# Charity bass tournament



## OFCMAC351 (Sep 6, 2010)

The City of Monroe Police Department and Its sponsors will be conducting a Charity Bass Fishing Tournament to benifit the Wounded Warrior Project. 

It will be out of Sugar Creek Marina at Lake Oconee on Oct 2nd, 2010. This is a Saturday. Times are safe light till 1500 (3:00pm)

We have gotten enough sponsors to gurantee $1,000.00 for first place and $500.00 for second place. Entry fee is $100.00 per boat. 100% of all entry fees will be sent to the Wounded Warrior Project.

We have many, many door prizes and items to raffel off. From a Smoker complete with charcoal, lighter fluid, wood chips even a lighter. Home Depot Donated to us. To gift certificates for Oil Changes.
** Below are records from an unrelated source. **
+    const u64 gid = tid < PART_BPS ? (u64)k * g.half + (u64)sidx * PART_BPS + tid : (u64)k * g.half + ufirst + (tid - PART_BPS);
+    const bool item = tid < PART_BPS + per;
+    const u32 c = tid < PART_BPS ? totals[gid] : 0u;
+    const u32 hv = tid < 256 ? ord_hist[256 * grp + tid] : 0u;
+    if (tid < PART_BPS) cnt[tid] = c;
+    if (tid < 256) oh[tid] = 0;
+    u32 ign = 0;
+    const int nslots = p2_pieces<NW, ITER>(row0, row1, nchunk, chunk, w, lane, wl, ign);
+    (void)ign;
+#pragma unroll
+    for (int d = 32; d > 0; d >>= 1) { part += (u32)__shfl_xor((int)part, d, 64); all += (u32)__shfl_xor((int)all, d, 64); }
+    if (lane == 0) { red[w] = part; red_all[w] = all; }
+    u32 hinc = hv;
+    if (tid < 256) {
+        for (int off = 1; off < 64; off <<= 1) { const u32 y = __shfl_up(hinc, off, 64); if (lane >= off) hinc += y; }
+        if (lane == 63) owt[w] = hinc;
+    }
+    const bool fits = !__syncthreads_or(nslots > ITER) && m <= (u32)PART_CAP;
+    u32 b0 = 0, wtot = 0;
+#pragma unroll
+    for (int q = 0; q < NW; q++) { b0 += red[q]; wtot += red_all[q]; }
+    if (tid < 256) { u32 wb = 0; for (int q = 0; q < w; q++) wb += owt[q]; ostart[tid] = wb + hinc - hv; }
+    if (sidx == SL - 1 && tid == 0) base[(u64)k * (g.half + 1) + g.half] = wtot;
+    for (int i = tid; i < per; i += 64 * NW) base[(u64)k * (g.half + 1) + ufirst + i] = wtot;
+    u32 cls = 0, local = 0;
+    if (item) { cls = order_class(c); local = atomicAdd(&oh[cls], 1u); }
+    if (tid < 64) {
+        const int pl = PART_BPS >> 6;
+        u32 c4[8] = {0, 0, 0, 0, 0, 0, 0, 0}, sum = 0;
+        for (int q = 0; q < pl; q++) { c4[q] = cnt[pl * tid + q]; sum += c4[q]; }
+        u32 inc = sum;
+        for (int off = 1; off < 64; off <<= 1) { u32 x = __shfl_up(inc, off, 64); if (tid >= off) inc += x; }
+        u32 run = inc - sum;
+        for (int q = 0; q < pl; q++) { cur[pl * tid + q] = run; run += c4[q]; }
+    }
+    __syncthreads();
+    if (tid < 256 && oh[tid]) oh[tid] = ostart[tid] + atomicAdd(&ord_cursor[256 * grp + tid], oh[tid]);
+    if (tid < PART_BPS) base[(u64)k * (g.half + 1) + (u64)sidx * PART_BPS + tid] = b0 + cur[tid];
+    __syncthreads();
+    if (item) perm[(u64)g.gstart[grp] * g.half + oh[cls] + local] = (u32)gid;
+    if (tid < PART_BPS) order_note_long(c, gid, g, base, max_items, items, counters, long_gids, long_first);
+    u32 *dst = sorted + (u64)k * n + b0;
     if (fits) {
 #pragma unroll 1
         for (int t0 = 0; t0 < nslots; t0 += 8) {
@@ -369,7 +553,7 @@
     const int ZERO_WORDS = 64 + 512 * ngr;
     if (ngr > 1 && (matrix || g.half < 1024)) return bad_arg(ctx, "msm: internal error (window groups outside the chunk-local sort)");
     pl.g = g; pl.n = n; pl.nb = nb; pl.nseg = nseg; pl.max_items = max_items; pl.max_long = max_long;
-    pl.base = base; pl.sorted = sorted; pl.buckets = buckets; pl.perm = perm; pl.SW = (uint32_t *)(ws + oSW); pl.counters = flags + 8; pl.bad_ws = bad_ws;
+    pl.base = base; pl.totals = totals; pl.sorted = sorted; pl.buckets = buckets; pl.perm = perm; pl.SW = (uint32_t *)(ws + oSW); pl.counters = flags + 8; pl.bad_ws = bad_ws;
     pl.items = (long_item *)(ws + oLI); pl.lgids = (uint32_t *)(ws + oLG); pl.lfirst = (uint32_t *)(ws + oLF); pl.segs = (uint32_t *)(ws + oLS);
     pl.sort_stream = sort_stream;
     hipStream_t st = sort_stream ? sort_stream : ctx->stream;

We are trying to attract 100 boats. Doing that would get us to our Goal of $10,000.00 for our wounded men and women who served in the military.

Also every entry fee is tax deductable so keep your receipts and right it off at the end of the year. If you have any questions contact Matt McClung at mmclung@monroega.gov Look forward to seeing everyone out there.


----------



## jerad (Sep 14, 2010)

Great Tournament for a great cause!!      Way to go.


----------



## OFCMAC351 (Sep 15, 2010)

thanks jerad


----------



## OFCMAC351 (Sep 15, 2010)

here is one of the flyers we just picked up today. guys im telling you. there is gonna be a lot of goodies there. free food and drinks. Music and the Chevy and Dodge dealerships are bringing some trucks out to look at. Plus the Marine Corps recruiting station out of Athens is gonna bring some of there guys by that are just back from boot camp and about to go to boot camp. The Army Recruiting station from Athens is also gonna be out there with some of there young warriors. The National Guard is gonna be there with a hummer or two. Good times should be had by all.


----------



## OFCMAC351 (Sep 22, 2010)

I have been getting a lot of questions on registration, to keep it simple you can either come by the Monroe Police Department and grab an entry form or show up the morning of the event and we will have plenty of entry forms on location. I can e-mail you and entry form if you would like. But, I request that you either return it to the Police Department or bring it the Morning of. That way entry forms due not get hung up in the mail. If you bring your entry form by the Police Department Just ask one of the ladies up front and they will accept all entrie fees and monies.


----------



## prcone (Sep 29, 2010)

i have a question about one of the rules, it states that you have to be in line to weigh your fish in by 3:00. will you being coming back in flights or everybody at one time


----------



## OFCMAC351 (Sep 29, 2010)

In flights, you can ignore that. That is an error. Also an error on no dead fish may be weighed. We will have an updated / corrected set of rules saturday morning. Sorry for any confusion this has caused.


----------



## Sun Rise Bass (Sep 30, 2010)

will see you there Saturday morning. I was in the Marines for 10 years this is for a Great Cause I have been to a Wounded Warrior home. these guys are great American Heros


----------



## gahunter12 (Sep 30, 2010)

This is driving me crazy that I can't fish this tournament due to work. I am scheduled to work this Sat. This is such a great cause and may God Bless every one that fishes and or works this tournament. Its such a honor to meet the fine men and women that have served for our country.


----------



## OFCMAC351 (Sep 30, 2010)

Sun Rise, I was also in the Marines. Camp Lejeune from 1994 to 1998 0311. Thank you for your service. I am the tournament director, find me Saturday Morning or Afternoon at weigh-in and we will swap war stories. There will also be the Marines Recruiters there from Athens.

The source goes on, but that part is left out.